+template <int BN, int CIN> struct ConvCfg {
+    static constexpr int CG_BYTES = (CV_HALO_PIX * 16 + 127) / 128 * 128;
+    static constexpr int HALO_BYTES = CIN / 8 * CG_BYTES;
+    static constexpr int HALO_TX = CIN / 8 * CV_HALO_PIX * 16;
+    static constexpr int B_BYTES = BN * TC_BK * 2;
+    static constexpr int STAGE_BYTES = 2 * B_BYTES;
+    static constexpr int NHALO = (232448 - 4 * HALO_BYTES - TC_STAGING - 1024 - 256) / STAGE_BYTES >= 4 ? 2 : 1;
+    static constexpr int RING_MAX = 232448 - NHALO * 2 * HALO_BYTES - TC_STAGING - 1024  - 256 ;
+    static constexpr int STAGES = RING_MAX / STAGE_BYTES > 8 ? 8 : RING_MAX / STAGE_BYTES;
+    static constexpr int SMEM = STAGES * STAGE_BYTES + NHALO * 2 * HALO_BYTES + TC_STAGING + 1024 + 256;
+    static_assert(STAGES >= 3 && SMEM <= 232448, "shared memory budget");
+};
+
+template <int BN, int CIN>
+__global__ void __launch_bounds__(TC_THREADS, 1)
+conv3x3_tc_kernel(const __grid_constant__ CUtensorMap map_in, const __grid_constant__ CUtensorMap map_in_lo,
+                  const __grid_constant__ CUtensorMap map_w, const __grid_constant__ CUtensorMap map_w_lo, const ConvParams p) {
+    using Cfg = ConvCfg<BN, CIN>;
+    constexpr int STAGES = Cfg::STAGES, B_BYTES = Cfg::B_BYTES, HALO_BYTES = Cfg::HALO_BYTES;
+    constexpr int KB_PER_TAP = CIN / TC_BK, KBLOCKS = 9 * KB_PER_TAP;
+    constexpr int CG_BYTES = Cfg::CG_BYTES, NHALO = Cfg::NHALO;
+    extern __shared__ uint8_t smem_raw[];
+    uint8_t* smem = smem_raw + ((1024u - ((uint32_t)__cvta_generic_to_shared(smem_raw) & 1023u)) & 1023u);
+    uint8_t* halo = smem + STAGES * Cfg::STAGE_BYTES;
+    float* staging = reinterpret_cast<float*>(halo + NHALO * 2 * HALO_BYTES);
+    uint64_t* full_bar = reinterpret_cast<uint64_t*>(halo + NHALO * 2 * HALO_BYTES + TC_STAGING);
+    uint64_t* empty_bar = full_bar + STAGES;
+    uint64_t* halo_full = empty_bar + STAGES;
+    uint64_t* halo_empty = halo_full + NHALO;
+
+    const int warp = threadIdx.x >> 5, lane = threadIdx.x & 31;
+    const int per_img = p.tiles_x * p.tiles_y;
+    if (threadIdx.x == 0) {
+        for (int s = 0; s < STAGES; ++s) { mbar_init(&full_bar[s], 1); mbar_init(&empty_bar[s], 2); }
+        for (int b = 0; b < NHALO; ++b) { mbar_init(&halo_full[b], 1); mbar_init(&halo_empty[b], 2); }
+        asm volatile("fence.mbarrier_init.release.cluster;" ::: "memory");
+    }
+    __syncthreads();
+    rb::pdl_wait();
+
+    if (warp >= 8) {
+        asm volatile("setmaxnreg.dec.sync.aligned.u32 40;");
+        if (warp == 8 && lane == 0) {
+            uint32_t it = 0, tc = 0;
+            for (int tile = blockIdx.x; tile < p.total_tiles; tile += gridDim.x, ++tc) {
+                const int img = tile / per_img, r = tile - img * per_img;
+                const int by = r / p.tiles_x, bx = r - by * p.tiles_x;
+                const int hb = tc % NHALO;
+                uint8_t* hal = halo + hb * 2 * HALO_BYTES;
+                mbar_wait(&halo_empty[hb], ((tc / NHALO) & 1) ^ 1);
+                mbar_expect_tx(&halo_full[hb], 2 * Cfg::HALO_TX);
 #pragma unroll 1
-        for (int ch = 0; ch < NCH; ++ch) {
-            if (n0 + ch * TC_CW >= p.n_zero_to) break;
-            bar_named(1 + wg, 128);
-#pragma unroll
-            for (int c = 0; c < NCH; ++c) {
-                if (c != ch) continue;
-#pragma unroll
-                for (int jj = 0; jj < TC_CW / 8; ++jj) {
-                    const int j = c * (TC_CW / 8) + jj;
-                    if (j >= BN / 8) break;
-#pragma unroll
-                    for (int h = 0; h < 2; ++h) {
-                        float v0 = acc[4 * j + 2 * h], v1 = acc[4 * j + 2 * h + 1];
-                        if constexpr (SPLIT) {
-                            v0 = fmaf(acc2[4 * j + 2 * h], 1.0f / RB_SPLIT_SCALE, v0);
-                            v1 = fmaf(acc2[4 * j + 2 * h + 1], 1.0f / RB_SPLIT_SCALE, v1);
-                        }
-                        *reinterpret_cast<float2*>(stg + (fr + 8 * h) * TC_SP + 8 * jj + fc) = make_float2(v0, v1);
+                for (int c = 0; c < CIN / 8; ++c) {
+                    tma_load_4d(hal + c * CG_BYTES, &map_in, &halo_full[hb], 8 * c, bx * CV_BW, by * CV_BH, img);
+                    tma_load_4d(hal + HALO_BYTES + c * CG_BYTES, &map_in_lo, &halo_full[hb], 8 * c, bx * CV_BW, by * CV_BH, img);
+                }
+                for (int nt = 0; nt < p.tiles_n; ++nt) {
+                    for (int kb = 0; kb < KBLOCKS; ++kb, ++it) {
+                        const int s = it % STAGES;
+                        mbar_wait(&empty_bar[s], ((it / STAGES) & 1) ^ 1);
+                        mbar_expect_tx(&full_bar[s], Cfg::STAGE_BYTES);
+                        uint8_t* st = smem + s * Cfg::STAGE_BYTES;
+                        tma_load_4d(st, &map_w, &full_bar[s], kb * TC_BK, nt * BN, 0, 0);
+                        tma_load_4d(st + B_BYTES, &map_w_lo, &full_bar[s], kb * TC_BK, nt * BN, 0, 0);
                     }
                 }
             }
-            bar_named(1 + wg, 128);
-            const int n = n0 + ch * TC_CW + 8 * g;
-            if (ch * TC_CW + 8 * g >= BN || n >= p.n_zero_to) continue;
-            const int cnt = min(8, p.n_zero_to - n);
-            float cb[8], cs[8];
-            const float* colb = e.epi == RB_EPI_COSKERNEL ? e.norm_b : e.bias;
-#pragma unroll
-            for (int k = 0; k < 8; ++k) {
-                const bool in = n + k < e.N;
-                cb[k] = colb && in ? colb[n + k] : 0.f;
-                cs[k] = e.col_scale && in ? e.col_scale[n + k] : 0.f;
+        }
+        return;
+    }
+
+    asm volatile("setmaxnreg.inc.sync.aligned.u32 232;");
+    const int wg = warp >> 2, t = threadIdx.x & 127;
+    const uint32_t halo_u32 = smem_u32(halo);
+    float acc[BN / 2];
+    float acc2[BN / 2];
+    uint32_t it = 0, tc = 0;
+    for (int tile = blockIdx.x; tile < p.total_tiles; tile += gridDim.x, ++tc) {
+        const int img = tile / per_img, r = tile - img * per_img;
+        const int by = r / p.tiles_x, bx = r - by * p.tiles_x;
+        const int rr = t >> 2;
+        int mrow[2]; int64_t orow[2]; const float na[2] = {0.f, 0.f};
+#pragma unroll
+        for (int h = 0; h < 2; ++h) {
+            const int lr = rr + 32 * h;
+            const int y = by * CV_BH + wg * 8 + lr / CV_BW, x = bx * CV_BW + lr % CV_BW;
+            orow[h] = y < p.H && x < p.W ? ((int64_t)img * (p.H + 2) + y + 1) * (p.W + 2) + x + 1 : -1;
+            mrow[h] = (int)orow[h];
+        }
+        const int hb = tc % NHALO;
+        const uint32_t hal_u32 = halo_u32 + hb * 2 * HALO_BYTES;
+        mbar_wait(&halo_full[hb], (tc / NHALO) & 1);
+        for (int nt = 0; nt < p.tiles_n; ++nt) {
+            int prev = -1;
+            for (int kb = 0; kb < KBLOCKS; ++kb, ++it) {
+                const int s = it % STAGES;
+                mbar_wait(&full_bar[s], (it / STAGES) & 1);
+                const uint32_t st = smem_u32(smem + s * Cfg::STAGE_BYTES);
+                const int tap = kb / KB_PER_TAP, cb = kb - tap * KB_PER_TAP;
+                const int ky = tap / 3, kx = tap - 3 * ky;
+                const uint32_t a0 = hal_u32 + ((wg * 8 + ky) * CV_HW + kx) * 16 + cb * 8 * CG_BYTES;
+                wgmma_fence();
+#pragma unroll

****************************************

**Assigned task:** Return exactly the opening lines of the listing above, ending with the line that has "2 * B_BYTES;".

**Output for this task:**
+template <int BN, int CIN> struct ConvCfg {
+    static constexpr int CG_BYTES = (CV_HALO_PIX * 16 + 127) / 128 * 128;
+    static constexpr int HALO_BYTES = CIN / 8 * CG_BYTES;
+    static constexpr int HALO_TX = CIN / 8 * CV_HALO_PIX * 16;
+    static constexpr int B_BYTES = BN * TC_BK * 2;
+    static constexpr int STAGE_BYTES = 2 * B_BYTES;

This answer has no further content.